The answer must consist of every line from the data that holds the string "memory".

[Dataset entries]
=-=-=-=-=

### stedm_amd/ops.py

```python
from __future__ import annotations

import ctypes as C
from dataclasses import dataclass
from typing import Optional, Tuple

import torch

from . import _lib
from ._lib import BF16, CONV_DOWN, CONV_S1, CONV_S2D, CONV_UP, CONV_UP_SUBPIXEL, F16, STREAM_POSTERIOR, ConvArgs, check, lib


@dataclass(frozen=True)
class Precision:
    mm_dtype: int = F16
    npass: int = 3
    attn_fp8: bool = False

    @staticmethod
    def parse(name: str) -> "Precision":
        table = {"parity": Precision(F16, 3), "parity_bf16": Precision(BF16, 3),
                 "fast": Precision(F16, 1), "f16": Precision(F16, 1), "bf16": Precision(BF16, 1),
                 "fp8": Precision(BF16, 1, True), "bf16+fp8attn": Precision(BF16, 1, True)}
        if name not in table:
            raise ValueError(f"unknown precision {name!r}; choose from {sorted(table)}")
# ... 441 lines not shown
    return conv_igemm(None, w_hi.view(cout, 1, 9 * C), None if w_lo is None else w_lo.view(cout, 1, 9 * C), out, prec=prec, ks=1, mode=CONV_S1,
                      src16=(cols[0], cols[1]), **kw)


def conv_igemm(src1: Optional[torch.Tensor], w_hi: torch.Tensor, w_lo: Optional[torch.Tensor], out: torch.Tensor, *, prec: Precision,
               ks: int = 3, mode: int = CONV_S1, src2: Optional[torch.Tensor] = None, src2_bmod: int = 0,
               scale: Optional[torch.Tensor] = None, shift: Optional[torch.Tensor] = None, act: int = 0,
               bias: Optional[torch.Tensor] = None, emb: Optional[torch.Tensor] = None, emb_offset: int = 0,
               emb_bstride: int = 0, res: Optional[torch.Tensor] = None,
               src16: Optional[Tuple[torch.Tensor, Optional[torch.Tensor]]] = None, act_out: int = 0,
               out16: Optional[Tuple[torch.Tensor, Optional[torch.Tensor]]] = None, w_frag: Optional[torch.Tensor] = None,
               chan_stats: Optional[torch.Tensor] = None,
               skip: Optional[Tuple[torch.Tensor, torch.Tensor, Optional[torch.Tensor]]] = None, query_fused: bool = False, query_rs: bool = False,
               ws: Optional[torch.Tensor] = None, pad_br: bool = False, w_frag16: Optional[torch.Tensor] = None,
               gn_next: Optional[tuple] = None, qkv_planes: Optional[tuple] = None, ln_after: Optional[tuple] = None, coop: Optional[tuple] = None,
               out16_stride: int = 0, cout: Optional[int] = None, res_bmod: int = 0, res2: Optional[torch.Tensor] = None, partials: bool = False):
    if src16 is not None and src1 is None and ks == 3 and mode in (CONV_S1, CONV_DOWN, CONV_UP) and not out16_stride:
        _, H_, W_, _ = src16[0].shape
        Ho_, Wo_ = ((H_ - 1) // 2 + 1, (W_ - 1) // 2 + 1) if mode == CONV_DOWN else ((2 * H_, 2 * W_) if mode == CONV_UP else (H_, W_))
        if not conv3x3_tiles_ok(Ho_, Wo_):
            if query_fused or query_rs:
                return False
            if not src16[0].is_contiguous() or res_bmod or res2 is not None or partials:
                raise _lib.StedmHipError("conv_igemm: a K window / res_bmod belongs to the tiled register-streamed kernel; this output grid takes the im2col form")
            return _conv3x3_generic(src16, w_hi, w_lo, out, prec=prec, mode=mode, scale=scale, shift=shift, act=act, bias=bias, emb=emb,
                                    emb_offset=emb_offset, emb_bstride=emb_bstride, res=res, act_out=act_out, out16=out16, chan_stats=chan_stats,
                                    skip=skip, ws=ws, gn_next=gn_next)
    if out is not None:
        _chk(out, name="out")
    a = ConvArgs()
    a.act_out = act_out
# ... 83 lines not shown
            base = s16._base if s16._base is not None else s16
            k0 = (s16.storage_offset() - base.storage_offset()) % cs
            assert src1 is None and tuple(s16.stride()) == (Hin * Win * cs, Win * cs, cs, 1) and k0 + c1 <= cs, \
                "src16[0] must be contiguous or a view plane[b0:b1, :, :, k0:k1] of a contiguous plane"
            assert cs % 32 == 0 and k0 % 32 == 0 and c1 % 32 == 0, "a K window is cut on 32-channel boundaries"
            kwin = True
            a.src16_hi = s16.data_ptr() - 2 * k0
            if a.src16_lo is not None:
                assert tuple(src16[1].stride()) == tuple(s16.stride()) and src16[1].storage_offset() == s16.storage_offset()
                a.src16_lo = src16[1].data_ptr() - 2 * k0
            a.src16_cstride, a.k_chan0 = cs, k0
            wplanes = w_hi._val[0] if isinstance(w_hi, LazyPlanes) and w_hi._val is not None else (None if isinstance(w_hi, LazyPlanes) else w_hi)
            a.w_cin = (w_frag.shape[-5] * 16 if w_frag is not None and prec.npass == 1 else
                       w_frag16.shape[-5] * 32 if w_frag16 is not None else wplanes.shape[-1] if wplanes is not None else cs)
            assert w_frag is None or w_frag16 is None or w_frag.shape[-5] * 16 == w_frag16.shape[-5] * 32
    a.res_bmod = int(res_bmod)
    if res_bmod:
        assert res is not None and res.is_contiguous() and res.dtype == torch.float32 and B % res_bmod == 0 and res.shape[0] >= res_bmod
    if res2 is not None:
        assert res is not None and res2.is_contiguous() and res2.dtype == torch.float32 and tuple(res2.shape) == tuple(res.shape)
        a.res2 = res2.data_ptr()
    a.c1, a.c2, a.src2_bmod = c1, c2, src2_bmod
    a.B, a.Hin, a.Win = B, Hin, Win
    a.mode, a.ks = mode, ks
    a.scale, a.shift, a.act = _ptr(scale), _ptr(shift), act
    lazy = w_hi if isinstance(w_hi, LazyPlanes) else None
    if lazy is not None:
        w_hi, w_lo = lazy._val if lazy._val is not None else (w_frag if w_frag is not None else w_frag16, None)
    a.w_hi, a.w_lo = _ptr(w_hi), (_ptr(w_lo) if prec.npass == 3 else None)
    a.bias = _ptr(bias)
# ... 1327 lines not shown
```

Before: 172.0 steps/s.

## Precompute conv gather-offset tables in global memory to shorten kernel prologue

For stride-1 3x3 and subpixel register-streamed convs, the per-geometry A-gather offset table is now built once on the host, cached in device memory and keyed by geometry. Kernels read it straight from global memory instead of rebuilding it in LDS each launch, which also lets them skip a prologue __syncthreads when the table is present. The loader prologue is reworked as well: one fewer early chunk is issued, the wait and barrier order changes, and the wait-count switch is extended. Prologue timestamp probes are added for debugging. The table is built lazily and is skipped during graph capture, so the first uncaptured call adds an allocation.

Result: no change. 172.9 steps/s (median of 6 runs) (+0.5%).

```diff
diff --git a/include/stedm_hip.h b/include/stedm_hip.h
--- a/include/stedm_hip.h
+++ b/include/stedm_hip.h
@@ -144,6 +144,7 @@
   int32_t res_bmod;
   const float* res2;
   int32_t ws_bmod;
+  int32_t geo_tables_off;
 } stedm_conv_args;
 int stedm_conv_igemm(const stedm_conv_args* args, void* stream);
 int stedm_conv_fused_skip_ok(const stedm_conv_args* args);
@@ -400,6 +401,9 @@
 int stedm_graph_destroy(void* graph_exec);
 
 int stedm_debug_conv_stamps(unsigned long long* host_out, int nblocks);
+int stedm_debug_conv_prologue_stamps(unsigned long long* host_out, int nblocks);
+int stedm_conv_gather_table_host(int32_t* out, int m16, int subpix, int npar, int whole, int HWout, int Wout, int PRs, int PW);
+int stedm_conv_gather_table_count(void);
 
 #ifdef __cplusplus
 }
diff --git a/stedm_amd/_lib.py b/stedm_amd/_lib.py
--- a/stedm_amd/_lib.py
+++ b/stedm_amd/_lib.py
@@ -41,7 +41,7 @@
         ("out16_stride", C.c_int32),
         ("gn_coop", C.c_void_p), ("gn_coop_epoch", C.c_void_p), ("gn_coop_tmo", C.c_void_p),
         ("src16_cstride", C.c_int32), ("k_chan0", C.c_int32), ("w_cin", C.c_int32), ("res_bmod", C.c_int32),
-        ("res2", C.c_void_p), ("ws_bmod", C.c_int32),
+        ("res2", C.c_void_p), ("ws_bmod", C.c_int32), ("geo_tables_off", C.c_int32),
     ]
 
 
@@ -209,6 +209,9 @@
     "stedm_graph_launch": (_I, [_P, _P]),
     "stedm_graph_destroy": (_I, [_P]),
     "stedm_debug_conv_stamps": (_I, [_P, _I]),
+    "stedm_debug_conv_prologue_stamps": (_I, [_P, _I]),
+    "stedm_conv_gather_table_host": (_I, [_P, _I, _I, _I, _I, _I, _I, _I, _I]),
+    "stedm_conv_gather_table_count": (_I, []),
 }
 
 _lib = None
diff --git a/stedm_amd/csrc/conv_common.hpp b/stedm_amd/csrc/conv_common.hpp
--- a/stedm_amd/csrc/conv_common.hpp
+++ b/stedm_amd/csrc/conv_common.hpp
@@ -28,6 +28,7 @@
   int partials;
   int nshare;
   int npers;
+  const int* geo_tab;
   unsigned* ovf;
   int dbg;
 };
@@ -37,6 +38,32 @@
 #else
 #define STEDM_DBG(WORD, BITS) (0)
 #endif
+
+struct RsTabGeo {
+  int whole, HWout, Wout, PRs, PW;
+  unsigned mg_hw, mg_w;
+};
+__host__ __device__ __forceinline__ unsigned rs_magic(int d) { return (unsigned)((0x100000000ull + (unsigned)d - 1) / (unsigned)d); }
+__host__ __device__ __forceinline__ int rs_mulhi(int n, unsigned mg) {
+#ifdef __HIP_DEVICE_COMPILE__
+  return (int)__umulhi((unsigned)n, mg);
+#else
+  return (int)(((unsigned long long)(unsigned)n * mg) >> 32);
+#endif
+}
+__host__ __device__ __forceinline__ void rs_tile_row(const RsTabGeo& g, int ml, int& s_, int& yl, int& x) {
+  if (g.whole) { s_ = rs_mulhi(ml, g.mg_hw); const int rem = ml - s_ * g.HWout; yl = rs_mulhi(rem, g.mg_w); x = rem - yl * g.Wout; }
+  else { s_ = 0; yl = rs_mulhi(ml, g.mg_w); x = ml - yl * g.Wout; }
+}
+__host__ __device__ __forceinline__ int rs_tap_pos(const RsTabGeo& g, int s_, int yl, int x, int dy, int dx) { return (s_ * g.PRs + yl + dy) * g.PW + x + dx; }
+__host__ __device__ __forceinline__ int rs_tab_word32(int pos, bool m16) { return (pos * 32) | (m16 ? 0 : (((pos / 8) % 2) << 24)); }
+__host__ __device__ __forceinline__ int rs_tab_rows(bool m16, bool subpix) { return m16 ? 1 : (subpix ? 4 : 9); }
+__host__ __device__ __forceinline__ int rs_tab_entry(const RsTabGeo& g, bool m16, bool subpix, int par, int tap, int ml) {
+  int s_, yl, x;
+  rs_tile_row(g, ml, s_, yl, x);
+  const int dy = subpix ? (tap >> 1) + (par >> 1) : tap / 3, dx = subpix ? (tap & 1) + (par & 1) : tap - (tap / 3) * 3;
+  return rs_tab_word32(rs_tap_pos(g, s_, yl, x, dy, dx), m16);
+}
 
 template <typename T>
 struct MM;
@@ -70,4 +97,5 @@
 bool conv_geometry(ConvParams& p, int bm, bool allow_wsplit = false);
 int conv_launch_dma(ConvParams& p, hipStream_t st, bool dry = false);
 int conv_splitk_finish(ConvParams& p, int nshare, hipStream_t st);
+const int* conv_gather_table(const ConvParams& p, bool m16, bool subpix, int npar, hipStream_t st);
 }
diff --git a/stedm_amd/csrc/conv_dma_bf16_p1.hip b/stedm_amd/csrc/conv_dma_bf16_p1.hip
--- a/stedm_amd/csrc/conv_dma_bf16_p1.hip
+++ b/stedm_amd/csrc/conv_dma_bf16_p1.hip
@@ -16,3 +16,9 @@
   if (e != hipSuccess) { stedm::set_error("debug_conv_stamps: %s", hipGetErrorString(e)); return 2; }
   return 0;
 }
+extern "C" int stedm_debug_conv_prologue_stamps(unsigned long long* host_out, int nblocks) {
+  if (!host_out || nblocks <= 0 || nblocks > 2048) { stedm::set_error("debug_conv_prologue_stamps: bad args"); return 1; }
+  hipError_t e = hipMemcpyFromSymbol(host_out, HIP_SYMBOL(g_conv_pro), (size_t)nblocks * 8 * sizeof(unsigned long long));
+  if (e != hipSuccess) { stedm::set_error("debug_conv_prologue_stamps: %s", hipGetErrorString(e)); return 2; }
+  return 0;
+}
diff --git a/stedm_amd/csrc/conv_igemm_dma.hip b/stedm_amd/csrc/conv_igemm_dma.hip
--- a/stedm_amd/csrc/conv_igemm_dma.hip
+++ b/stedm_amd/csrc/conv_igemm_dma.hip
@@ -1,3 +1,7 @@
+#include <map>
+#include <mutex>
+#include <vector>
+
 #include "conv_common.hpp"
 using namespace stedm;
 
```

=-=-=-=-=

**Solution to the problem**
## Precompute conv gather-offset tables in global memory to shorten kernel prologue
For stride-1 3x3 and subpixel register-streamed convs, the per-geometry A-gather offset table is now built once on the host, cached in device memory and keyed by geometry. Kernels read it straight from global memory instead of rebuilding it in LDS each launch, which also lets them skip a prologue __syncthreads when the table is present. The loader prologue is reworked as well: one fewer early chunk is issued, the wait and barrier order changes, and the wait-count switch is extended. Prologue timestamp probes are added for debugging. The table is built lazily and is skipped during graph capture, so the first uncaptured call adds an allocation.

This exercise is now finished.